Exercise aim: Beginning with the first line, please repeat the entries exactly and end on the line that contains "## Files before the change".

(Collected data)
━━━━━━━━━━

# AlbertoEsc/PyFaceAnalysis

Measured on AMD Instinct MI355X. Metric: 128x128 sub-images/sec through 11L HiGSFA net, higher is better.
Workload: dtype f32; 1 GPU; configs[1]: U11L-128 (11-layer net, trained random-init weights), 4096 synthetic 128x128 sub-images per GPU per step, float32 input resident in HBM, first 20 slow features out; rows_per_gpu=4096, global_rows=4096, plan=fused, parallelism=row-shard x1

## Files before the change

### pyfaceanalysis_amd/build.py

```python
from __future__ import annotations

import os
import subprocess
import sys

HERE = os.path.dirname(os.path.abspath(__file__))
CSRC = os.path.join(HERE, "csrc")
LIB = os.path.join(HERE, "libhigsfa.so")
SOURCES = ["hg_tree.cpp", "hg_capi.cpp", "hg_hostpack.cpp", "hg_resample.cpp", "hg_normalize.cpp", "hg_normalize.hip", "hg_generic.hip", "hg_fused_plan.cpp", "hg_fused_call.cpp", "hg_fused.hip", "hg_fused_sum.hip", "hg_fused_front.hip", "hg_fused_igsfa.hip", "hg_fused_prod.hip", "hg_fused_tail.hip",
           "hg_gauss.hip", "hg_extract.hip", "hg_resample.hip", "hg_cascade.hip", "hg_eyes.hip", "hg_estimate.hip", "hg_train.hip"]
HEADERS = ["hg_common.hpp", os.path.join("..", "..", "include", "higsfa.h")]
HOST_ONLY = {"hg_hostpack.cpp": [], "hg_resample.cpp": ["-ffp-contract=off"], "hg_normalize.cpp": ["-ffp-contract=off"]}
HIPCC = os.environ.get("HIPCC", "/opt/rocm/bin/hipcc")
CXX = os.environ.get("CXX", "g++")
FLAGS = ["-O3", "-std=c++17", "-fPIC", "--offload-arch=gfx950", "-Wall", "-Wno-unused-result"]
if os.environ.get("HIGSFA_CXXFLAGS"):
    FLAGS += os.environ["HIGSFA_CXXFLAGS"].split()
if os.environ.get("HIGSFA_DIAG"):
    FLAGS.append("-DHIGSFA_DIAG")


def _newer(a, b):
    return (not os.path.exists(b)) or os.path.getmtime(a) > os.path.getmtime(b)


def _header_paths():
    hdr = [os.path.join(CSRC, h) for h in HEADERS]
    return hdr + [os.path.join(CSRC, h) for h in os.listdir(CSRC) if h.endswith((".hpp", ".h", ".inc"))]


def is_stale():
    if not os.path.exists(LIB):
        return True
    hdr = _header_paths()
    for src in SOURCES:
        sp, op = os.path.join(CSRC, src), os.path.join(CSRC, "_obj", src + ".o")
        if _newer(sp, op) or any(_newer(h, op) for h in hdr) or _newer(op, LIB):
            return True
    return False


def oracle_is_stale(oracle_dir):
    pairs = (("ref_c.c", "libref_c.so"), ("fast_cpu.c", "libfast_cpu.so"), ("fast_cpu_pow.c", "libfast_cpu.so"))
    return any(os.path.exists(os.path.join(oracle_dir, c)) and _newer(os.path.join(oracle_dir, c), os.path.join(oracle_dir, so))
               for c, so in pairs)


def build(force=False, verbose=False):
    objdir = os.path.join(CSRC, "_obj")
    os.makedirs(objdir, exist_ok=True)
    hdr_paths = [os.path.join(CSRC, h) for h in HEADERS]
    hdr_paths += [os.path.join(CSRC, h) for h in os.listdir(CSRC) if h.endswith((".hpp", ".h", ".inc"))]
    objs, relink = [], force or not os.path.exists(LIB)
    procs = []
    for src in SOURCES:
        sp = os.path.join(CSRC, src)
        op = os.path.join(objdir, src + ".o")
        objs.append(op)
        if force or _newer(sp, op) or any(_newer(h, op) for h in hdr_paths):
            if src in HOST_ONLY:
                cmd = [CXX, "-O3", "-std=c++17", "-fPIC", "-Wall"] + HOST_ONLY[src] + ["-c", sp, "-o", op]
            else:
                cmd = [HIPCC] + FLAGS + (["-x", "hip"] if src.endswith(".hip") else []) + ["-c", sp, "-o", op]
            if verbose:
                print(" ".join(cmd), flush=True)
            procs.append((src, subprocess.Popen(cmd, stdout=subprocess.PIPE, stderr=subprocess.STDOUT)))
            relink = True
    for src, p in procs:
        out, _ = p.communicate()
        if p.returncode != 0:
            raise RuntimeError("hipcc failed on %s:\n%s" % (src, out.decode(errors="replace")))
        if verbose and out:
            print(out.decode(errors="replace"))
    if relink:
        cmd = [HIPCC, "-shared", "-fPIC", "--offload-arch=gfx950", "-o", LIB] + objs + ["-L/opt/rocm/lib", "-lrocsolver", "-lrocblas"]
        if verbose:
            print(" ".join(cmd), flush=True)
        r = subprocess.run(cmd, stdout=subprocess.PIPE, stderr=subprocess.STDOUT)
        if r.returncode != 0:
            raise RuntimeError("link failed:\n%s" % r.stdout.decode(errors="replace"))
    return LIB


if __name__ == "__main__":
    print(build(force="--force" in sys.argv, verbose=True))
```

### pyfaceanalysis_amd/csrc/hg_fused.hip

```cpp
#include <hip/hip_runtime.h>

#include <algorithm>
#include <cmath>
#include <cstdlib>
#include <map>
#include <sstream>
#include <tuple>

#include "hg_fused_dev.hpp"

namespace hg {

namespace {

using namespace fused;

#ifndef HG_A_PINGPONG
#define HG_A_PINGPONG 1
#endif
#ifdef HIGSFA_DIAG
#define HG_HOT(blk) ((P.whatif & 1) ? ((blk) & 1) : (blk))
#else
#define HG_HOT(blk) (blk)
#endif
// ... 374 lines not shown
                            }
                    }
                }
            }
        }
        if (rem1) {
#pragma unroll
            for (int t = 0; t < T; ++t) add_rem4(z[t], d4[t]);
        }
        if (!P.has_exp) {
#pragma unroll
            for (int t = 0; t < T; ++t)
                if (tile[t] < P.n_tiles) P.out[((size_t)tile[t] * P.nb_out + node * P.mto + w) * 64 + lane] = z[t];
            return;
        }
        for (int fi = 0; fi < nf; ++fi) {
            const int fk = (P.funcp >> (4 * fi)) & 15;
            const float ex = P.expo[fi];
#pragma unroll
            for (int t = 0; t < T; ++t) smem[((fi * mt1n + w) * T + t) * 64 + lane] = apply_func_uniform(fk, ex, z[t]);
        }
    } else if (!P.has_exp) {
        return;
    }
    __syncthreads();
    if (w >= mt2n) return;
#pragma unroll
    for (int t = 0; t < T; ++t) d4[t] = f32x4{0.f, 0.f, 0.f, 0.f};
    f32x4 y[T];
    {
        const f32x4 bb = *(const f32x4*)(bnode + (mt1n + w) * 16);
#pragma unroll
        for (int t = 0; t < T; ++t) y[t] = bb;
    }
#pragma unroll
    for (int k = 0; k < KB; ++k) {
        if (k >= k2n) continue;
        const int mt1 = k / nf, fi = k - mt1 * nf;
        const int nk = (P.nk2p[mt1] >> (4 * fi)) & 15;
        f32x4 e[T];
#pragma unroll
        for (int t = 0; t < T; ++t) e[t] = smem[((fi * mt1n + mt1) * T + t) * 64 + lane];
        if (REM && rem2) {
#pragma unroll
            for (int r = 0; r < 4; ++r)
                if (r < nk) {
#pragma unroll
                    for (int t = 0; t < T; ++t) d4[t] = MFMA4(a2[k][r], e[t][r], d4[t]);
                }
        } else if (nk == 4) {
#pragma unroll
            for (int r = 0; r < 4; ++r)
#pragma unroll
                for (int t = 0; t < T; ++t) y[t] = MFMA16(a2[k][r], e[t][r], y[t]);
        } else {
#pragma unroll
            for (int r = 0; r < 4; ++r)
                if (r < nk) {
#pragma unroll
                    for (int t = 0; t < T; ++t) y[t] = MFMA16(a2[k][r], e[t][r], y[t]);
                }
        }
    }
    if (rem2) {
#pragma unroll
        for (int t = 0; t < T; ++t) add_rem4(y[t], d4[t]);
    }
    if (REM && P.pack_base > 0) {
        if (rem2) {
            const int slot = __builtin_amdgcn_readfirstlane(P.pack_slot[node]);
#pragma unroll
            for (int t = 0; t < T; ++t)
                if (tile[t] < P.n_tiles) *packed_slot_ptr(P, tile[t], slot, lane) = y[t][0];
        } else {
#pragma unroll
            for (int t = 0; t < T; ++t)
                if (tile[t] < P.n_tiles) P.out[((size_t)tile[t] * P.nb_out + node * (mt2n - 1) + w) * 64 + lane] = y[t];
        }
        return;
    }
#pragma unroll
    for (int t = 0; t < T; ++t)
        if (tile[t] < P.n_tiles) P.out[((size_t)tile[t] * P.nb_out + node * P.mto + w) * 64 + lane] = y[t];
}

template <typename YT>
__global__ void k_unpack(const float* __restrict__ act, int nb, const int32_t* __restrict__ col_base, YT* __restrict__ y,
                         int64_t ldy, int64_t n, int cols) {
    int64_t total = n * cols;
    for (int64_t idx = (int64_t)blockIdx.x * blockDim.x + threadIdx.x; idx < total; idx += (int64_t)gridDim.x * blockDim.x) {
        int64_t row = idx / cols;
        int c = (int)(idx - row * cols);
        int64_t tile = row >> 4;
        int jj = (int)(row & 15);
        y[row * ldy + c] = (YT)act[tile * nb * 256 + col_base[c] + jj * 4];
    }
}
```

━━━━━━━━━━

Answer to this problem:
# AlbertoEsc/PyFaceAnalysis

Measured on AMD Instinct MI355X. Metric: 128x128 sub-images/sec through 11L HiGSFA net, higher is better.
Workload: dtype f32; 1 GPU; configs[1]: U11L-128 (11-layer net, trained random-init weights), 4096 synthetic 128x128 sub-images per GPU per step, float32 input resident in HBM, first 20 slow features out; rows_per_gpu=4096, global_rows=4096, plan=fused, parallelism=row-shard x1

## Files before the change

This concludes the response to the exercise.